Where in the data below does the word "PlanArgs" appear? Copy each line that holds it.

Start of Block

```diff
@@ -93,6 +102,40 @@
     double* u0; int* status; unsigned* active; double* margin;
     unsigned* ticket_from = nullptr; unsigned ticket = 0;
     bool has_mpc = true;
+};
+
+struct PlanInputs {
+    const double* x0; const double* ref; const double* u_prev; const double* hull_A; const double* hull_b; const int* hull_nc;
+    const double* JL; const double* JR; const double* JN; const double* JC; const double* q; const double* state;
+    int ref_len;
+};
+__device__ __forceinline__ PlanInputs plan_inputs_of(const wcqp_qp_step& s) {
+    return PlanInputs{s.x0, s.ref, s.u_prev, s.hull_A, s.hull_b, s.hull_nc, s.J_left, s.J_right, s.J_neck, s.J_com, s.q, s.state, s.ref_len};
+}
+constexpr int T_SD = 0, T_ISD = WCQP_MAX_DOF, T_KQ = 2 * WCQP_MAX_DOF, T_QREG = 3 * WCQP_MAX_DOF, T_VLO = 4 * WCQP_MAX_DOF, T_VHI = 5 * WCQP_MAX_DOF;
+constexpr int PLAN_TAB_SIZE = 6 * WCQP_MAX_DOF;
+#ifndef WCQP_PLAN_NO_LDS_TABLES
+constexpr bool kPlanLdsTables = true;
+#else
+constexpr bool kPlanLdsTables = false;
+#endif
+typedef const __attribute__((address_space(3))) double* lds_table_ptr;
+static_assert((4 * PER_INST + PLAN_TAB_SIZE) * 8 <= 20480, "a plan's workgroup stays under the 20 KB of LDS that two waves per SIMD allow");
+__device__ __forceinline__ void plan_tables_to_lds(const IkDeviceParams* __restrict__ prm, double* tab) {
+    const int t = threadIdx.x;
+    static_assert(sizeof(prm->sd) == WCQP_MAX_DOF * 8 && sizeof(prm->vhi) == WCQP_MAX_DOF * 8 && WCQP_MAX_DOF <= 64, "one lane per table entry");
+    if (t < WCQP_MAX_DOF) {
+        const double sd = prm->sd[t], isd = prm->isd[t], kq = prm->kq[t], qreg = prm->qreg[t], vlo = prm->vlo[t], vhi = prm->vhi[t];
+        tab[T_SD + t] = sd; tab[T_ISD + t] = isd; tab[T_KQ + t] = kq; tab[T_QREG + t] = qreg; tab[T_VLO + t] = vlo; tab[T_VHI + t] = vhi;
+    }
+    wcqp::wave_lds_fence();
+}
+struct PlanArgs : MpcPairArgs {
+    const wcqp_qp_step* next_from = nullptr; PlanInputs next{};
+    const double* tab = nullptr;
+#if defined(WCQP_PLAN_LINK_STAMPS)
+    unsigned long long t_top = 0;
+#endif
 };
 
 template <bool TICK, int JSRC = 0, bool PAIR = false, bool LOG = false, bool EXT = false, bool REACT = false, bool GS = false, bool PL = false>
@@ -142,9 +185,21 @@
     if constexpr (TICK && JSRC != 2) load_previous_set();
 
     WCQP_STAMP(0);
+#if defined(WCQP_PLAN_LINK_STAMPS)
+    if constexpr (PAIR) { if (lane == 0 && ferr_out) reinterpret_cast<unsigned long long*>(ferr_out)[(size_t)blk * 48] = static_cast<const PlanArgs*>(pm)->t_top; }
+#endif
+    WCQP_LSTAMP(1);
     const int v0i = 6 + j, v1i = var1 ? 22 + j : 0;
     double sd0, sd1, isd0, isd1, kq0, kq1, qreg0, qreg1;
+    constexpr bool TAB = PAIR && kPlanLdsTables;
+    lds_table_ptr ptab = nullptr;
+    if constexpr (TAB) ptab = (lds_table_ptr)static_cast<const PlanArgs*>(pm)->tab;
     auto load_lane_constants = [&]() {
+        if constexpr (TAB) {
+            sd0 = ptab[T_SD + j]; sd1 = ptab[T_SD + col1]; isd0 = ptab[T_ISD + j]; isd1 = ptab[T_ISD + col1];
+            kq0 = ptab[T_KQ + v0i]; kq1 = ptab[T_KQ + v1i]; qreg0 = ptab[T_QREG + v0i]; qreg1 = ptab[T_QREG + v1i];
+            return;
+        }
         sd0 = prm->sd[j]; sd1 = prm->sd[col1]; isd0 = prm->isd[j]; isd1 = prm->isd[col1];
         kq0 = prm->kq[v0i]; kq1 = prm->kq[v1i]; qreg0 = prm->qreg[v0i]; qreg1 = prm->qreg[v1i];
     };
@@ -372,6 +427,8 @@
         __builtin_amdgcn_sched_barrier(0);
         if constexpr (PAIR) {
             if (pm->ticket_from && threadIdx.x == 0) pm->ticket = __hip_atomic_fetch_add(pm->ticket_from, 1u, __ATOMIC_RELAXED, __HIP_MEMORY_SCOPE_AGENT);
+            PlanArgs* pa = static_cast<PlanArgs*>(pm);
+            if (pa->next_from) pa->next = plan_inputs_of(*pa->next_from);
             __builtin_amdgcn_sched_barrier(0);
         }
         if constexpr (PAIR) if (pm->has_mpc) {
@@ -512,6 +569,8 @@
 #endif
 
     WCQP_STAMP(1);
+    WCQP_LSTAMP_DRAIN();
+    WCQP_LSTAMP(2);
     double b_mine = 0.0;
     {
         double* bv = S + OFF_BV;
@@ -680,7 +739,9 @@
     WCQP_STAMP(5);
     const double tol = prm->tol;
     const int max_iter = prm->max_iter;
-    double lo0 = prm->vlo[v0i] * isd0, hi0 = prm->vhi[v0i] * isd0, lo1 = prm->vlo[v1i] * isd1, hi1 = prm->vhi[v1i] * isd1;
+    auto vlo_at = [&](int v) -> double { if constexpr (TAB) return ptab[T_VLO + v]; else return prm->vlo[v]; };
+    auto vhi_at = [&](int v) -> double { if constexpr (TAB) return ptab[T_VHI + v]; else return prm->vhi[v]; };
+    double lo0 = vlo_at(v0i) * isd0, hi0 = vhi_at(v0i) * isd0, lo1 = vlo_at(v1i) * isd1, hi1 = vhi_at(v1i) * isd1;
     bool ok = true;
     {
         double* col = S + OFF_COL;
@@ -732,6 +793,9 @@
         ok = pmin > 0.0;
     }
     WCQP_STAMP(6);
+    WCQP_LSTAMP(3);
+    WCQP_LSTAMP_DRAIN();
+    WCQP_LSTAMP(4);
     const double* ct0 = S + OFF_CT + j * LDC;
     const double* ct1 = S + OFF_CT + (var1 ? col1 : 23) * LDC;
     double nu0, nu1;
@@ -1211,8 +1275,13 @@
 
     WCQP_STAMP(8);
     double dq0 = nu0 * sd0, dq1 = nu1 * sd1;
-    if (st_code == WCQP_STATUS_SOLVED && in_w0) dq0 = sig0 > 0.0 ? prm->vhi[v0i] : prm->vlo[v0i];
-    if (st_code == WCQP_STATUS_SOLVED && in_w1) dq1 = sig1 > 0.0 ? prm->vhi[v1i] : prm->vlo[v1i];
+    WCQP_LSTAMP(5);
+    if (st_code == WCQP_STATUS_SOLVED && in_w0) dq0 = sig0 > 0.0 ? vhi_at(v0i) : vlo_at(v0i);
+    if (st_code == WCQP_STATUS_SOLVED && in_w1) dq1 = sig1 > 0.0 ? vhi_at(v1i) : vlo_at(v1i);
+#if defined(WCQP_PLAN_LINK_STAMPS)
+    if constexpr (PAIR) asm volatile("" : "+v"(dq0), "+v"(dq1) :: "memory");
+#endif
+    WCQP_LSTAMP(6);
     const bool nonfinite = row_max_u32((isfinite(dq0) && (!var1 || isfinite(dq1))) ? 0u : 1u) != 0u;
     if (nonfinite) { st_code = WCQP_STATUS_NUMERIC; dq0 = 0.0; dq1 = 0.0; in_w0 = false; in_w1 = false; }
     const unsigned long long bu0 = __ballot(in_w0 && sig0 > 0.0), bu1 = __ballot(in_w1 && sig1 > 0.0);
@@ -1237,6 +1306,9 @@
 #ifdef WCQP_IK_STAMPS
     WCQP_STAMP(9);
     return;
+#endif
+#if defined(WCQP_PLAN_LINK_STAMPS)
+    if constexpr (PAIR) { WCQP_LSTAMP(7); WCQP_LSTAMP(8); WCQP_LSTAMP(9); return; }
 #endif
     if constexpr (TICK) {
         const bool ik_ok = st_code == WCQP_STATUS_SOLVED;
```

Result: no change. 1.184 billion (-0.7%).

End of Block

• **Written answer**
+struct PlanArgs : MpcPairArgs {
+    if constexpr (PAIR) { if (lane == 0 && ferr_out) reinterpret_cast<unsigned long long*>(ferr_out)[(size_t)blk * 48] = static_cast<const PlanArgs*>(pm)->t_top; }
+    if constexpr (TAB) ptab = (lds_table_ptr)static_cast<const PlanArgs*>(pm)->tab;
+            PlanArgs* pa = static_cast<PlanArgs*>(pm);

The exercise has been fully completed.